WHAT TO PRODUCE:
From the listing below, return every line with the string "xquat" in it.

INPUT DATA:

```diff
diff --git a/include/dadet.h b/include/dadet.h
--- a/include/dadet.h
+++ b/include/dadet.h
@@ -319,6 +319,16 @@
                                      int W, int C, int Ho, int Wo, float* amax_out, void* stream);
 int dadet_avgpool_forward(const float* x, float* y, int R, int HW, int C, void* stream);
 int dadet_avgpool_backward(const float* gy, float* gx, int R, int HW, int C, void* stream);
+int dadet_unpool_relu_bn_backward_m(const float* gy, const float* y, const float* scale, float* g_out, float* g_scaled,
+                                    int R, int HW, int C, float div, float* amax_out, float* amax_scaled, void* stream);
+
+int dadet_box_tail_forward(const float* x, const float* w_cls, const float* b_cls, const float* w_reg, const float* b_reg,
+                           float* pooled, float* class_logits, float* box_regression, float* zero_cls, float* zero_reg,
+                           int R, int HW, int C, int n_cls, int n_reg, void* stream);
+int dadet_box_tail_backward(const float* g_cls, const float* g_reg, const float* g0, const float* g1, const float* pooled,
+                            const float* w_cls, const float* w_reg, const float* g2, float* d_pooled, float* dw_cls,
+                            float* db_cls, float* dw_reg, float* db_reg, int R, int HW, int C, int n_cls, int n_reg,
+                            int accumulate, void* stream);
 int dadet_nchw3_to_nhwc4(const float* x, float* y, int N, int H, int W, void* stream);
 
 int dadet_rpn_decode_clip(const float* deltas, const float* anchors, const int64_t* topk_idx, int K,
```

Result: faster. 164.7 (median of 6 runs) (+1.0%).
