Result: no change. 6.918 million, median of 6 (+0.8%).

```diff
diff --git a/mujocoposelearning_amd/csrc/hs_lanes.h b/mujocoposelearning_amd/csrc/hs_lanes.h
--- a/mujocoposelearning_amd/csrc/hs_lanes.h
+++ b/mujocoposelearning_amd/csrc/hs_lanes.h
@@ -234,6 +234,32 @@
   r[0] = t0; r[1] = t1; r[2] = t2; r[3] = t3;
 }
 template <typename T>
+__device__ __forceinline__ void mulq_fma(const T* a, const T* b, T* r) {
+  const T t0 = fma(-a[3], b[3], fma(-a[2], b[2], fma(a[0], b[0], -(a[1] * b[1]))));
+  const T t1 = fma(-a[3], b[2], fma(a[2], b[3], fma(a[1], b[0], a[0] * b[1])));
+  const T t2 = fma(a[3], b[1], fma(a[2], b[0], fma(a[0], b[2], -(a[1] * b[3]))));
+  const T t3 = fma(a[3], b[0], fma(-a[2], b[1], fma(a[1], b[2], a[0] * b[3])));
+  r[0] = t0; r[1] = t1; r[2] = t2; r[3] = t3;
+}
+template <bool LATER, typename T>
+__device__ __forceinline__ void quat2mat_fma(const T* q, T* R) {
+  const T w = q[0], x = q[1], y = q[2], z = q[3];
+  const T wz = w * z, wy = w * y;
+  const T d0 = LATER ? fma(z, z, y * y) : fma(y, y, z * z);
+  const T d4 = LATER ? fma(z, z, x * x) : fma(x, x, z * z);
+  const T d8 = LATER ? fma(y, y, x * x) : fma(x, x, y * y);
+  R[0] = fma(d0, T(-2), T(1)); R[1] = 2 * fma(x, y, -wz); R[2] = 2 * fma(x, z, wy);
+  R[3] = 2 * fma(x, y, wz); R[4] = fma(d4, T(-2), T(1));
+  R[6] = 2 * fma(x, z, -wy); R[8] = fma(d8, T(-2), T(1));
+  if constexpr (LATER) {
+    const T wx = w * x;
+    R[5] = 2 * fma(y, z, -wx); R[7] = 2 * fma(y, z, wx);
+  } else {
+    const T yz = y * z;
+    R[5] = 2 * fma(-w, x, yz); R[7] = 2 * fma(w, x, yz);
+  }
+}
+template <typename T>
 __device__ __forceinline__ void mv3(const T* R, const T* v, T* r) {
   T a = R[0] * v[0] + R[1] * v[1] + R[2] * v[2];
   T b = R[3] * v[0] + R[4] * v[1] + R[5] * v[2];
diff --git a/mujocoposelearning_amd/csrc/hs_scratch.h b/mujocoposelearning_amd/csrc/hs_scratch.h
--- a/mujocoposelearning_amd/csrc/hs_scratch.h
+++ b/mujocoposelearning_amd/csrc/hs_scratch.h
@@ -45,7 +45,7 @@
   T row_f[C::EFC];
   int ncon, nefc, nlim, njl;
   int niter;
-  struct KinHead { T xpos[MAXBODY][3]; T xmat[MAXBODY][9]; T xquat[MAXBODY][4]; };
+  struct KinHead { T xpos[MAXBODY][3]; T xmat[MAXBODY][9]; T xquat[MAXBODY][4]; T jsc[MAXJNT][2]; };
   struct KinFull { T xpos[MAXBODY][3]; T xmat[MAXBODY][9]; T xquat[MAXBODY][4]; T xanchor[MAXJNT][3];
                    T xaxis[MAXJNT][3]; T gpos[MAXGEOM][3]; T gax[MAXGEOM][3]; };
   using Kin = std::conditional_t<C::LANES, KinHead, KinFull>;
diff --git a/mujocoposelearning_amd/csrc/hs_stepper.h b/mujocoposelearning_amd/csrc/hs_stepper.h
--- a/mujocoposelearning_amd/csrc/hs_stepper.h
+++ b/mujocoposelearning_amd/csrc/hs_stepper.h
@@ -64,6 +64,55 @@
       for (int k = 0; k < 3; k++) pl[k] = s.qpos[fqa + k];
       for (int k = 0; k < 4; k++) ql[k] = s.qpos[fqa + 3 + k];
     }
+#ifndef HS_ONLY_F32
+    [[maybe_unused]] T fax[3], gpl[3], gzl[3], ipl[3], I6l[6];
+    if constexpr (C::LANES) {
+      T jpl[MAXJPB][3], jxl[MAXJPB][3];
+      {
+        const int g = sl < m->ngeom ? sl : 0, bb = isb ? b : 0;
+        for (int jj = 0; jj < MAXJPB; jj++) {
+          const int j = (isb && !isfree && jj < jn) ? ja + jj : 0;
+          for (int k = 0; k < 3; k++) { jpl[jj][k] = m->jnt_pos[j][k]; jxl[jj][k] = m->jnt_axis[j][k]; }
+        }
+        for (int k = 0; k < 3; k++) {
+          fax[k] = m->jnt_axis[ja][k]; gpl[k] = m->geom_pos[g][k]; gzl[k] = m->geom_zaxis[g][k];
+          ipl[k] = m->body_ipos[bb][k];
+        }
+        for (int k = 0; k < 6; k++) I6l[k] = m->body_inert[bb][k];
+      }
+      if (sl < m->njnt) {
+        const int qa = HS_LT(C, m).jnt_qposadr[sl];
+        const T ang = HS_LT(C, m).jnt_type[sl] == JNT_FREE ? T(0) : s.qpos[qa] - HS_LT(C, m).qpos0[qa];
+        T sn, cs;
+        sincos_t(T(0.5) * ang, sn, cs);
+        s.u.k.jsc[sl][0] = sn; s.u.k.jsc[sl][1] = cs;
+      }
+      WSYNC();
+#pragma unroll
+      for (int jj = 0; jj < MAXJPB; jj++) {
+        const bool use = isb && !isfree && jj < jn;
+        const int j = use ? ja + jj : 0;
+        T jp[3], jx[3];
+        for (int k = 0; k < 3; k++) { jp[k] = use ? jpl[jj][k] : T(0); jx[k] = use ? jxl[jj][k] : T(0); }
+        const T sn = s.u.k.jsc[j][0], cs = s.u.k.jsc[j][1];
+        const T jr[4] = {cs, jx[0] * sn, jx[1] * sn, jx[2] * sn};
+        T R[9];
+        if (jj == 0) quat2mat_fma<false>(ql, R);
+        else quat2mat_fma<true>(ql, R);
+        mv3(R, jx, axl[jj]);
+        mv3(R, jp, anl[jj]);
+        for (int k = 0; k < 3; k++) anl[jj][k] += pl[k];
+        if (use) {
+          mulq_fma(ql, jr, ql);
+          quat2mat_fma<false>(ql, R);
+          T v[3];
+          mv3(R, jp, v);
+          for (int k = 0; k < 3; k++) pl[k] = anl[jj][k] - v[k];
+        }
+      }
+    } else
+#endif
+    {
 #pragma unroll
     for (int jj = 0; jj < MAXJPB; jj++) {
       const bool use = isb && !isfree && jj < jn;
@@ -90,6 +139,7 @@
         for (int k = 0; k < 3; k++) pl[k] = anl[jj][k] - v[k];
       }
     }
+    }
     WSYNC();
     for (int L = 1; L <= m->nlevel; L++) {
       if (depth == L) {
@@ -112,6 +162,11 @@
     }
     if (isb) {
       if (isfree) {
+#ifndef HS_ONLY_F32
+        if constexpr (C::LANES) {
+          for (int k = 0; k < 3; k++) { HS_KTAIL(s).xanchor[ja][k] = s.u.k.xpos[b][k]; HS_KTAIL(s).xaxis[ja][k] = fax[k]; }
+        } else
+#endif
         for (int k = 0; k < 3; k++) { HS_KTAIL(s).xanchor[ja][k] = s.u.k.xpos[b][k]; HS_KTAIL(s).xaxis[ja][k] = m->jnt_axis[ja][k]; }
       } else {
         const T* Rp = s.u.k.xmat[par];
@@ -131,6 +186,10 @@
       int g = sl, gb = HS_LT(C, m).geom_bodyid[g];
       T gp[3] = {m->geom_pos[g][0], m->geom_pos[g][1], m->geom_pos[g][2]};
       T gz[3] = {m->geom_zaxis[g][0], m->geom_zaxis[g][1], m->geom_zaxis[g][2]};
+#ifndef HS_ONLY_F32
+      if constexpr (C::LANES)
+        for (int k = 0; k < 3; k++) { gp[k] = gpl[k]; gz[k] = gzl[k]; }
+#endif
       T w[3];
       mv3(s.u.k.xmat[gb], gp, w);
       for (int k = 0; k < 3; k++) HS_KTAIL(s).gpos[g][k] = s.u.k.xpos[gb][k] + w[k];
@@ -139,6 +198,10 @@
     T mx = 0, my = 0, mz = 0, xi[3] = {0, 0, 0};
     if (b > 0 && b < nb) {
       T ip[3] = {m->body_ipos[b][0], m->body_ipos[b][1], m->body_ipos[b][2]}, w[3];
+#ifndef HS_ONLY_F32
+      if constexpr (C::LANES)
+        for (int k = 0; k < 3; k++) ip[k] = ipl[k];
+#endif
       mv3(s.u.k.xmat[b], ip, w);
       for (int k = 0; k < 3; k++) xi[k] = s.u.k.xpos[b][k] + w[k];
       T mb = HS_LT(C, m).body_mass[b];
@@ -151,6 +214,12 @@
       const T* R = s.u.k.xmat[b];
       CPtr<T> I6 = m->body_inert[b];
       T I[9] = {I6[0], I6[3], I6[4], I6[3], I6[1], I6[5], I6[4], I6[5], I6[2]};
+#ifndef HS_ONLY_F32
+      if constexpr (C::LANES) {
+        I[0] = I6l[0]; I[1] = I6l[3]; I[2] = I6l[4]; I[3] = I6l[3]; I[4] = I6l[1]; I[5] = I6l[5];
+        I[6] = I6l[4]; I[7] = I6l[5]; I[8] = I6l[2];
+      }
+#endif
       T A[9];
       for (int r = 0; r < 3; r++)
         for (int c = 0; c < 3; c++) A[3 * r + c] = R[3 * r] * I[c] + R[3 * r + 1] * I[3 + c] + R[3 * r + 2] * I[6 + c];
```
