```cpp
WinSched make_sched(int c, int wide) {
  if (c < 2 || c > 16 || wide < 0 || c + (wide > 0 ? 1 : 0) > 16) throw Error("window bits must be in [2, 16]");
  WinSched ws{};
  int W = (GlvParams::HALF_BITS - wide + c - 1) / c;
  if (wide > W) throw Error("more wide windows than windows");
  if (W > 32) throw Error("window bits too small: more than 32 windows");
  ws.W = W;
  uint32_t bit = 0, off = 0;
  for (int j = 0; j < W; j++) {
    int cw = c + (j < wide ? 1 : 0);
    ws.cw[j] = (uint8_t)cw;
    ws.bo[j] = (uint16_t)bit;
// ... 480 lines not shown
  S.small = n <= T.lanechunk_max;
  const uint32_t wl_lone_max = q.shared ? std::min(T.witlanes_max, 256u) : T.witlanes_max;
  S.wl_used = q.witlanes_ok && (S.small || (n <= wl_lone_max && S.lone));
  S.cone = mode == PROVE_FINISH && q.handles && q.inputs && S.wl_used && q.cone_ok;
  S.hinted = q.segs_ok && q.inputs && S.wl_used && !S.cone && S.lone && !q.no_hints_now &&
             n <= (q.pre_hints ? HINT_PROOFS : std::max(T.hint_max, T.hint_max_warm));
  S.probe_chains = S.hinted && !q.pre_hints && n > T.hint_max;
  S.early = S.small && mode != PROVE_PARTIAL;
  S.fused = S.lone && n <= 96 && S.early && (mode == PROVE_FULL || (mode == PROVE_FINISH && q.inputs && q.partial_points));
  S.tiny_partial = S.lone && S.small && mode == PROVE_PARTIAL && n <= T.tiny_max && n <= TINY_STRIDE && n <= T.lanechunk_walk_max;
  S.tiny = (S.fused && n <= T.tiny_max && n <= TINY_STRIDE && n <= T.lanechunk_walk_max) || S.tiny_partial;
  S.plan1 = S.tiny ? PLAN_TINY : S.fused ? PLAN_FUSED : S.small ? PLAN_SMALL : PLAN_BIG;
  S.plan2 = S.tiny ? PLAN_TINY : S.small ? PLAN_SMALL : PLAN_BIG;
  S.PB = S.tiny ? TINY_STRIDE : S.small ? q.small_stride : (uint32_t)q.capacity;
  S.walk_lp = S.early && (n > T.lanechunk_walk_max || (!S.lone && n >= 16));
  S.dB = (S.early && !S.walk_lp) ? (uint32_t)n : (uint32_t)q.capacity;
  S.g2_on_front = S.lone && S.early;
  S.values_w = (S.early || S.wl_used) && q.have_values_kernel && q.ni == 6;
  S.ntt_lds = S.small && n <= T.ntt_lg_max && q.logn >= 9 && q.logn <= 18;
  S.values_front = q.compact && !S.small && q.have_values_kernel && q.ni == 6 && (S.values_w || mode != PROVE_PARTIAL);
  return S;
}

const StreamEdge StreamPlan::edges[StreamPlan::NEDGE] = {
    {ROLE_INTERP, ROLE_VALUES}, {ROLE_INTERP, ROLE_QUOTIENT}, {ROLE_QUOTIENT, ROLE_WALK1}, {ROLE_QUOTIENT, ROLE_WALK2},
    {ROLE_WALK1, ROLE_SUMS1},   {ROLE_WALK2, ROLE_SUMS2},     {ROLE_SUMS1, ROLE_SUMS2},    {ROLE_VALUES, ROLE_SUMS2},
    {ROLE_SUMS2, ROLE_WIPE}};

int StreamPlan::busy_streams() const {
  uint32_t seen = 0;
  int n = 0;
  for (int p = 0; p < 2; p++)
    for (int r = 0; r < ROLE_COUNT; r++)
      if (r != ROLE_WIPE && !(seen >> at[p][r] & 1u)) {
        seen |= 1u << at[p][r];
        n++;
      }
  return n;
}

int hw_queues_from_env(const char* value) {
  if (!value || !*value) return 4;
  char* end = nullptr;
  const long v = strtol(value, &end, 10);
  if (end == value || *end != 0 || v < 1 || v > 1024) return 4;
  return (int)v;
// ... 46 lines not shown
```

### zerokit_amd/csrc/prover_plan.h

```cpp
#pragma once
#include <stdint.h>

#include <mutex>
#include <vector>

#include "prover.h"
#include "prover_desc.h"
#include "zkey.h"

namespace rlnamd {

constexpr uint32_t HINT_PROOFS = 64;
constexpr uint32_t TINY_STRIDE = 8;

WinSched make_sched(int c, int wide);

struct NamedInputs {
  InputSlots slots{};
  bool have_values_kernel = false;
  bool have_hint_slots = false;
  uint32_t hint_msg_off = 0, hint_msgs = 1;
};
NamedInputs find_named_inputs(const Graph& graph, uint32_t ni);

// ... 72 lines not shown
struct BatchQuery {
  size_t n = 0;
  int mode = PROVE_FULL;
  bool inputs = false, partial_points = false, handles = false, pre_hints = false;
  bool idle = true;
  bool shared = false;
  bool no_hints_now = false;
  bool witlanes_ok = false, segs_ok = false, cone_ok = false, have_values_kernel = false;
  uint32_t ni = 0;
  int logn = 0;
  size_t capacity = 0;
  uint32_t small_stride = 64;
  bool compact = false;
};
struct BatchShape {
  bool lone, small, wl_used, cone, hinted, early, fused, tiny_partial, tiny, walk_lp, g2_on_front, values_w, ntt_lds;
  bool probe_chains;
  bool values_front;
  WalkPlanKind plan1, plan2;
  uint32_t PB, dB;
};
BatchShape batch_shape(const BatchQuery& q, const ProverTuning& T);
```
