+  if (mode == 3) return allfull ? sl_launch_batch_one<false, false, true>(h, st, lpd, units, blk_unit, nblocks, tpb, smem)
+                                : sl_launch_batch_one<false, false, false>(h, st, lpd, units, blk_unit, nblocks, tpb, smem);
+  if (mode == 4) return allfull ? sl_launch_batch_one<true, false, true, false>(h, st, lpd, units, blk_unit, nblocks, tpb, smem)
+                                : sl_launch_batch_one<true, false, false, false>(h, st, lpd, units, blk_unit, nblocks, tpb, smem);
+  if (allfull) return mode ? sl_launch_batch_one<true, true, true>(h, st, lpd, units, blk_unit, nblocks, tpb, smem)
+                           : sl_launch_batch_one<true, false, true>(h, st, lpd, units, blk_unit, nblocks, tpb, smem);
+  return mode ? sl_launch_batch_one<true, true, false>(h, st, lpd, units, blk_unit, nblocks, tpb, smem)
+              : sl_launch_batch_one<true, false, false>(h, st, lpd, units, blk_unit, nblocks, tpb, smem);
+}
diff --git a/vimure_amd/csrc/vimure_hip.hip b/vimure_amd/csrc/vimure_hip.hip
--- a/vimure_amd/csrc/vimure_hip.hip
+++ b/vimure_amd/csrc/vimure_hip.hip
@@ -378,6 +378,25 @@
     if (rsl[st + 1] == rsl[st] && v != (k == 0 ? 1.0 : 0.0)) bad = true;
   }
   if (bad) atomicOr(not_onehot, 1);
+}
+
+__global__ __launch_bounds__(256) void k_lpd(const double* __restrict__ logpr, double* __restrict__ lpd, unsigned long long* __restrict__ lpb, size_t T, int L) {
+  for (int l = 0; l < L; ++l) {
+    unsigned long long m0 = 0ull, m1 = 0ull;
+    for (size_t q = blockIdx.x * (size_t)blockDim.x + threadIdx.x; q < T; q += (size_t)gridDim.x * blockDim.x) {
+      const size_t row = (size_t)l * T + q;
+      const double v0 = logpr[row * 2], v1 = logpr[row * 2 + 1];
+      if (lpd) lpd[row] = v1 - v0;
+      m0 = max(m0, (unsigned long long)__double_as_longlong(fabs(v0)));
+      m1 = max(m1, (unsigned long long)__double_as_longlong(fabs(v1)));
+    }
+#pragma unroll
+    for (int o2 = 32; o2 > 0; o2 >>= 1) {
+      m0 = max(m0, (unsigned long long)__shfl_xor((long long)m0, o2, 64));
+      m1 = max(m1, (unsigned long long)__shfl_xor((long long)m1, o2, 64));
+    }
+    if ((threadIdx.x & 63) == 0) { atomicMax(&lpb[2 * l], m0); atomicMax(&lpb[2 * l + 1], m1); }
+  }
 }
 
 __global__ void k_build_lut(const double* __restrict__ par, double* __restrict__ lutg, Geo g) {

WRITTEN RESPONSE:
-  struct KinHead { T xpos[MAXBODY][3]; T xmat[MAXBODY][9]; T xquat[MAXBODY][4]; };
+  struct KinHead { T xpos[MAXBODY][3]; T xmat[MAXBODY][9]; T xquat[MAXBODY][4]; T jsc[MAXJNT][2]; };
   struct KinFull { T xpos[MAXBODY][3]; T xmat[MAXBODY][9]; T xquat[MAXBODY][4]; T xanchor[MAXJNT][3];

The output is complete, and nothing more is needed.